One of the priorities of developing a standardized set of outcomes was to give patients an opportunity to play a more significant role in their own care. “The set of outcomes that we’ve developed respects the views of the patient,” said Williams. “It means that you as a patient are not just a receiver of care, but a contributor to your own health outcomes. Your oral health is an important part of your overall health and sense of well-being. Now, with this data set, you as a patient have the kind of language that enables you to communicate your problems and expectations with the person providing your care.”

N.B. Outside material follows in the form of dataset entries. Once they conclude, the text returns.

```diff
@@ -410,7 +423,13 @@
         const unsigned rl = u_left(x), rr = u_right(x);
         unsigned s[5] = {rl, __builtin_amdgcn_alignbit(x, rl, 16), x, __builtin_amdgcn_alignbit(rr, x, 16), rr};
         q_sort5(s);
-        const unsigned m = mc.template step<PP>(s);
+        unsigned m = mc.template step<PP>(s);
+        if constexpr (BLUR) {
+            if (edge_strip) {
+                if (left_edge) m = lane_put(m, (lane_get(m, lane_l + 2) & 0xffffu) | (lane_get(m, lane_l + 1) & 0xffff0000u), lane_l);
+                if (right_edge) m = lane_put(m, (lane_get(m, lane_r - 1) & 0xffffu) | (lane_get(m, lane_r - 2) & 0xffff0000u), lane_r);
+            }
+        }
         if constexpr (BLUR && FILLED) pipe.template after_median_codes<PP, MODE>(m, u);
         else pipe.template after_median<PP, MODE>(Q16::value(m & 0xffffu), Q16::value(m >> 16), u);
     };
```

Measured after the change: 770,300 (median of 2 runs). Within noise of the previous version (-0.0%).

Cole has already implemented this new model at Dental Health Services Victoria. “We have totally redesigned the patient journey – with patients and clinicians. We have restructured a team that delivers the care so that the right service is provided to the right patient at the right time and in the right place by the right caregiver,” she said. “Outcomes are needed at all steps of the patient journey to help treatment plan, undertake shared decision making, measure progress and review.”

The long-term impact of developing baselines and indicators to measure oral health outcomes could substantially change the way that care is delivered and measured across populations. Listl outlines just a few ways that this study could influence oral health outcomes. “The potential impact is vast and includes reflective learning by dental care teams based on feedback information about patient outcomes, medical-dental integration through early detection of oral conditions in medical settings, value-based payments which link reimbursement to oral health outcomes, epidemiological monitoring and cross-country comparisons of dental care systems performance, and needs-based planning for the oral health workforce which is essential to ensure safe, efficient, and sustainable oral health care.”

Andria Joseph, a project manager for ICHOM, acknowledges what an exciting opportunity this study presents for providers all over the world. “ICHOM is delighted that the manuscript detailing the creation and development of the standard set has been published by the International Dental Journal. We hope that this will provide a greater understanding of the Adult Oral Health (ORA) Standard Set, and that it will be a valuable material to be used alongside other resources,” she said.

The collaboration between the FDI World Dental Federation, ICHOM, and the many professionals who’ve contributed to
this study, lays a strong foundation for population oral health outcomes in the future. “I believe this is the start of a journey,” said Cole. “If we all look toward providing value in all of the settings that interventions are provided, it will be necessary to have a small number of simple health outcome indicators that are easy for patients to understand so that they can be involved in the shared decision-making process at the individual level, or supporting interventions at a community and population level.”